Your objective:
Repeat the lines of the data that follow, please, starting at the first and stopping after the one with "B.tileHist, B.count, B.capacity);".

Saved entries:
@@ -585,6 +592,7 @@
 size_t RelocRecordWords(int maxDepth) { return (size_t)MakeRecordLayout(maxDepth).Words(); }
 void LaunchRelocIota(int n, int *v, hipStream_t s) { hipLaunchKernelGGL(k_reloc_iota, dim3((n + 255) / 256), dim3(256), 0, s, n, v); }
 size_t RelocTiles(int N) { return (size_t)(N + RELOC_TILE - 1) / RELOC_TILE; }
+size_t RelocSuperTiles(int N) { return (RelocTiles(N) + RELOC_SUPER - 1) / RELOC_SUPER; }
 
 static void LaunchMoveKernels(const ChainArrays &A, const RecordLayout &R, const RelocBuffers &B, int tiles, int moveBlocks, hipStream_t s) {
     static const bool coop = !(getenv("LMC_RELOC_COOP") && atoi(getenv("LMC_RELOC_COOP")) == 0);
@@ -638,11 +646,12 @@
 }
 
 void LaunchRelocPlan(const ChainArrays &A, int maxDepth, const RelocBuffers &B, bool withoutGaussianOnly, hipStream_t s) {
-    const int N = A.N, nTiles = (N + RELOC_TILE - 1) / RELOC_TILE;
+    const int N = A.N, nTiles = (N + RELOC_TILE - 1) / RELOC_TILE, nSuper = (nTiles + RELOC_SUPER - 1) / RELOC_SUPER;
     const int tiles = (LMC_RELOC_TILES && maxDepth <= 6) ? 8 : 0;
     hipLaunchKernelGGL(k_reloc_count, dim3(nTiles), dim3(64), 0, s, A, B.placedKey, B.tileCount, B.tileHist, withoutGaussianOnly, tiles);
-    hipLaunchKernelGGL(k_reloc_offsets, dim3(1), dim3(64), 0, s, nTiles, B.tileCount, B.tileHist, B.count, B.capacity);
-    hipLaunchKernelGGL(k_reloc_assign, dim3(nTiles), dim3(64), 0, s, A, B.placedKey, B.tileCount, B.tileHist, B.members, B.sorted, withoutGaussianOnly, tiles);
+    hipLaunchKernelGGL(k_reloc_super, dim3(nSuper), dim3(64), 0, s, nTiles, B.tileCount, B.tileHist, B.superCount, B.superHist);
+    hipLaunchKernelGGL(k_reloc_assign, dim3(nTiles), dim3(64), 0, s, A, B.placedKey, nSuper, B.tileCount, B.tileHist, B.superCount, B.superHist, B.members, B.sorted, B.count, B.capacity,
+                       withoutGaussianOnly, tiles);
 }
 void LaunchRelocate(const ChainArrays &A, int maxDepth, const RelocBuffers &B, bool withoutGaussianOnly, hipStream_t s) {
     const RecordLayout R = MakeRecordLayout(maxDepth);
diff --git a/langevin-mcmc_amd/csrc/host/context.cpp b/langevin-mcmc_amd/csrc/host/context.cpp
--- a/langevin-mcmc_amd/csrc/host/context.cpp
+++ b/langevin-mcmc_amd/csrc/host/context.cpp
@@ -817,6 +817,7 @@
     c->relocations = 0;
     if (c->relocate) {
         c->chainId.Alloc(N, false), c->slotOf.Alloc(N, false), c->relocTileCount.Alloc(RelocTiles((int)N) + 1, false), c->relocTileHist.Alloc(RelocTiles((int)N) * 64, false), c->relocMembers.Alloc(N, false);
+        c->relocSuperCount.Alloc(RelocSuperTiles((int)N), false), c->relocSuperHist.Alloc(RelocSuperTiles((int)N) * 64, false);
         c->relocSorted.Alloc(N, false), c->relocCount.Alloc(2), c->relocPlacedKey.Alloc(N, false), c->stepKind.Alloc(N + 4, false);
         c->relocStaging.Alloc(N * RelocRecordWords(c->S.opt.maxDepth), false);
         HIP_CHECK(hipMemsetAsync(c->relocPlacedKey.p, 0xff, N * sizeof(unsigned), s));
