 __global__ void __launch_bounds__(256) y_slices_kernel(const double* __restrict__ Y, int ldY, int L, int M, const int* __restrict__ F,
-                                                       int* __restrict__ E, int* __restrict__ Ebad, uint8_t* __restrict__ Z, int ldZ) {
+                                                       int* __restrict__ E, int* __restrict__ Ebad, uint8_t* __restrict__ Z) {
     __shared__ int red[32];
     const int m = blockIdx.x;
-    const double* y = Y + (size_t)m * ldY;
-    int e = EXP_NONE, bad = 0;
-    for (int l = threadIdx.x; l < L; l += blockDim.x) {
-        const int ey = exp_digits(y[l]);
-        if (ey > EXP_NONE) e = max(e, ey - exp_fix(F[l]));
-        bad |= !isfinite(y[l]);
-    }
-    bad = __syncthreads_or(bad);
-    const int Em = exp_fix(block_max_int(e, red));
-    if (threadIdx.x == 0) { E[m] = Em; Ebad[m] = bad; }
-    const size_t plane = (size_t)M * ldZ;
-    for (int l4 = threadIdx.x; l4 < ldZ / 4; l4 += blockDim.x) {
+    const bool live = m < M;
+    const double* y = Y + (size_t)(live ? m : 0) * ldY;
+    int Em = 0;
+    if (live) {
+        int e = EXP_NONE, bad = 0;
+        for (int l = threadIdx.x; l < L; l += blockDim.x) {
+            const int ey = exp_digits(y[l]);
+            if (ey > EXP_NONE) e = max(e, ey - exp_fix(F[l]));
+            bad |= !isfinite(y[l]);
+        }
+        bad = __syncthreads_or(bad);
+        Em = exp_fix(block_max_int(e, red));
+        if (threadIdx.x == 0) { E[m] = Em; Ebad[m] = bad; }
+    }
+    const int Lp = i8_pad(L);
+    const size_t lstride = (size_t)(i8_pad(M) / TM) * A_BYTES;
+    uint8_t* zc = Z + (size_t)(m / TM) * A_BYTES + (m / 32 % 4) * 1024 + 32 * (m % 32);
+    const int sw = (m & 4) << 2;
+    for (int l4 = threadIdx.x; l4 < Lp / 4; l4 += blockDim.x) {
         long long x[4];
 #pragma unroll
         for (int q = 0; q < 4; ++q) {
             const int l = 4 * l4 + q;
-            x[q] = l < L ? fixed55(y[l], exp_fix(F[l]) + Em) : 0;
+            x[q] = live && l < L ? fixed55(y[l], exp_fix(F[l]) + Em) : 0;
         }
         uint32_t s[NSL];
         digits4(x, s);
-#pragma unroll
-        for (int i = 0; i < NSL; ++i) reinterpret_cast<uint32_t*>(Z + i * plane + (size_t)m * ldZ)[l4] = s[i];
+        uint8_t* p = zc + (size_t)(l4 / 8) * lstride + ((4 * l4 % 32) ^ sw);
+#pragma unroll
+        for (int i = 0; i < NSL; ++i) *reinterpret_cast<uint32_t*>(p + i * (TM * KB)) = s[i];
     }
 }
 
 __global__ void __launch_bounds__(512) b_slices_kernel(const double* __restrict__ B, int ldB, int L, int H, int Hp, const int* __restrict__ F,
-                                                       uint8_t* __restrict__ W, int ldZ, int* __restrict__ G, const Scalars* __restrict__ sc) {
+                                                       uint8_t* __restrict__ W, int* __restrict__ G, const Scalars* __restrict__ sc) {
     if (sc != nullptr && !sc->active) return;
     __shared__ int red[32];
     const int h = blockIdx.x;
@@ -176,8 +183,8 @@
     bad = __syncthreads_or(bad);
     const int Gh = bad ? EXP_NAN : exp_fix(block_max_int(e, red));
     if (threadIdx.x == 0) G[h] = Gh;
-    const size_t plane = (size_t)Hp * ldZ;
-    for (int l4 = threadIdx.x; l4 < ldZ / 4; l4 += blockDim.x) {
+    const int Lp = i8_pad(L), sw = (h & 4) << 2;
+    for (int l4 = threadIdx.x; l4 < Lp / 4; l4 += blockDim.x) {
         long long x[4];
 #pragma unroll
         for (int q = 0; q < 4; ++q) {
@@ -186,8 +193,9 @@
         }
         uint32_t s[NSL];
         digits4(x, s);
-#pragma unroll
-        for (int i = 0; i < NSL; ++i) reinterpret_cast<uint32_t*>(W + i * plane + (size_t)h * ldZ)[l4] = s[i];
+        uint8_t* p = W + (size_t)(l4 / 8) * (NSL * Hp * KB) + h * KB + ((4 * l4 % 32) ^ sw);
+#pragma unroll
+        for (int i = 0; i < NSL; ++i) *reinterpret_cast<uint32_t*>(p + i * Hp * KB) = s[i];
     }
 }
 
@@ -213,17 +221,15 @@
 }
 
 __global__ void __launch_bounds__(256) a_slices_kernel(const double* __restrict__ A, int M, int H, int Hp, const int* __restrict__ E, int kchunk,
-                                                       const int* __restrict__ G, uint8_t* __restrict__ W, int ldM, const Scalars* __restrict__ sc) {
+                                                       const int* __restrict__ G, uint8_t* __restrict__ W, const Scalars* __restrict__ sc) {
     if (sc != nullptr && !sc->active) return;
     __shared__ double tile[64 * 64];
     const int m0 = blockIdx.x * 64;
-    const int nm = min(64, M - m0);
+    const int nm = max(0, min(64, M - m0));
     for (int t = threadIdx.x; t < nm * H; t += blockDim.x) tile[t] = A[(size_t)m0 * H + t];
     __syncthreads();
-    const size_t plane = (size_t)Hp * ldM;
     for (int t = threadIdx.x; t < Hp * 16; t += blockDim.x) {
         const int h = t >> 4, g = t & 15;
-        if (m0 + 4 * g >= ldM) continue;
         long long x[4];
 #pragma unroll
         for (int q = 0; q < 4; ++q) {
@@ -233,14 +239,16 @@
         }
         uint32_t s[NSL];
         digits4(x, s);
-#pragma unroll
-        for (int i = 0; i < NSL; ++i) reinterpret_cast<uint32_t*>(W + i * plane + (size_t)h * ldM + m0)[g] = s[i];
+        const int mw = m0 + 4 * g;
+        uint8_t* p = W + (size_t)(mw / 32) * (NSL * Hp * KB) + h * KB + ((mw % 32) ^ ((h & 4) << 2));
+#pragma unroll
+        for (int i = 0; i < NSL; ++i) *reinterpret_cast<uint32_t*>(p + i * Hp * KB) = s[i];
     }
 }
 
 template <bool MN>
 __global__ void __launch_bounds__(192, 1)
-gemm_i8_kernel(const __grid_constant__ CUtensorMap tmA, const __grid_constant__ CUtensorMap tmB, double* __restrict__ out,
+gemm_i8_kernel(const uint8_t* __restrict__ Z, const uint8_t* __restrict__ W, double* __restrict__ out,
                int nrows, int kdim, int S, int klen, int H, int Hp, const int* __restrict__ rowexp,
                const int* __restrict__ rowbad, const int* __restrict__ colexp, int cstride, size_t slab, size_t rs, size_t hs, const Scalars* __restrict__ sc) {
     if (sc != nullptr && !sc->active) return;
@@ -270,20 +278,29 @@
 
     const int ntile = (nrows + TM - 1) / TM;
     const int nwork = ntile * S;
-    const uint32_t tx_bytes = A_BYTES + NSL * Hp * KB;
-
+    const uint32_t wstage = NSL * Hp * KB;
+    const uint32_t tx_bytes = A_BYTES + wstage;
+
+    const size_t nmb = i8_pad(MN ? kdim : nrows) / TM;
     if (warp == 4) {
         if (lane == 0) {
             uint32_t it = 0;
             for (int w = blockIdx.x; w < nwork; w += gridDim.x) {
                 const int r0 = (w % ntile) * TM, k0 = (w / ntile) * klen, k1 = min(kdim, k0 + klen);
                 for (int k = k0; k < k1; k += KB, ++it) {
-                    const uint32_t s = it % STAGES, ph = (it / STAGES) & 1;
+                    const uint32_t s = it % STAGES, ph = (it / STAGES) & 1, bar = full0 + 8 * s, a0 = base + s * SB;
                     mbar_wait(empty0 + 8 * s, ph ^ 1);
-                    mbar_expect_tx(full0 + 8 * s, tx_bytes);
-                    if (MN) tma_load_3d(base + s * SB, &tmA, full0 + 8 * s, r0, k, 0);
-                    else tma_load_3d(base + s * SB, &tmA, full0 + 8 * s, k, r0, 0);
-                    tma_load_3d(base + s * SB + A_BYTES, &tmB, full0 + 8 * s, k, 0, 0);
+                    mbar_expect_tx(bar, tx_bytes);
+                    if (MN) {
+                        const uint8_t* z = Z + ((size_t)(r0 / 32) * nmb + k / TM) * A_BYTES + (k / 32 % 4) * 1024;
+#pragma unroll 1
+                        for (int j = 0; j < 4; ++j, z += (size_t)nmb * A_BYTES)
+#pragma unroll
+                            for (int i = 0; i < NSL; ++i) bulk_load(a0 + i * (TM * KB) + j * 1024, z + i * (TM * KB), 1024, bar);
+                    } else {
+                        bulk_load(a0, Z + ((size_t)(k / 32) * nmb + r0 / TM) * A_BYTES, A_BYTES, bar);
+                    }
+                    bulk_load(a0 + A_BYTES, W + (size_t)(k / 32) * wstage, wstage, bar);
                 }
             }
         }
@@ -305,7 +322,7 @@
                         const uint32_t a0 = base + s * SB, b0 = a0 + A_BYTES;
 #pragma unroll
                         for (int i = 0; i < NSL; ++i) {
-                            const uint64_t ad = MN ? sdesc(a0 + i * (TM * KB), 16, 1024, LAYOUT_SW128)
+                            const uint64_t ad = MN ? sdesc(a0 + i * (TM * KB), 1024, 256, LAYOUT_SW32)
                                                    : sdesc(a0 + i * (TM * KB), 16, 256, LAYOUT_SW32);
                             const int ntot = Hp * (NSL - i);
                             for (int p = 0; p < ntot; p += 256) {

Task result:
@@ -585,6 +592,7 @@
 size_t RelocRecordWords(int maxDepth) { return (size_t)MakeRecordLayout(maxDepth).Words(); }
 void LaunchRelocIota(int n, int *v, hipStream_t s) { hipLaunchKernelGGL(k_reloc_iota, dim3((n + 255) / 256), dim3(256), 0, s, n, v); }
 size_t RelocTiles(int N) { return (size_t)(N + RELOC_TILE - 1) / RELOC_TILE; }
+size_t RelocSuperTiles(int N) { return (RelocTiles(N) + RELOC_SUPER - 1) / RELOC_SUPER; }
 
 static void LaunchMoveKernels(const ChainArrays &A, const RecordLayout &R, const RelocBuffers &B, int tiles, int moveBlocks, hipStream_t s) {
     static const bool coop = !(getenv("LMC_RELOC_COOP") && atoi(getenv("LMC_RELOC_COOP")) == 0);
@@ -638,11 +646,12 @@
 }
 
 void LaunchRelocPlan(const ChainArrays &A, int maxDepth, const RelocBuffers &B, bool withoutGaussianOnly, hipStream_t s) {
-    const int N = A.N, nTiles = (N + RELOC_TILE - 1) / RELOC_TILE;
+    const int N = A.N, nTiles = (N + RELOC_TILE - 1) / RELOC_TILE, nSuper = (nTiles + RELOC_SUPER - 1) / RELOC_SUPER;
     const int tiles = (LMC_RELOC_TILES && maxDepth <= 6) ? 8 : 0;
     hipLaunchKernelGGL(k_reloc_count, dim3(nTiles), dim3(64), 0, s, A, B.placedKey, B.tileCount, B.tileHist, withoutGaussianOnly, tiles);
-    hipLaunchKernelGGL(k_reloc_offsets, dim3(1), dim3(64), 0, s, nTiles, B.tileCount, B.tileHist, B.count, B.capacity);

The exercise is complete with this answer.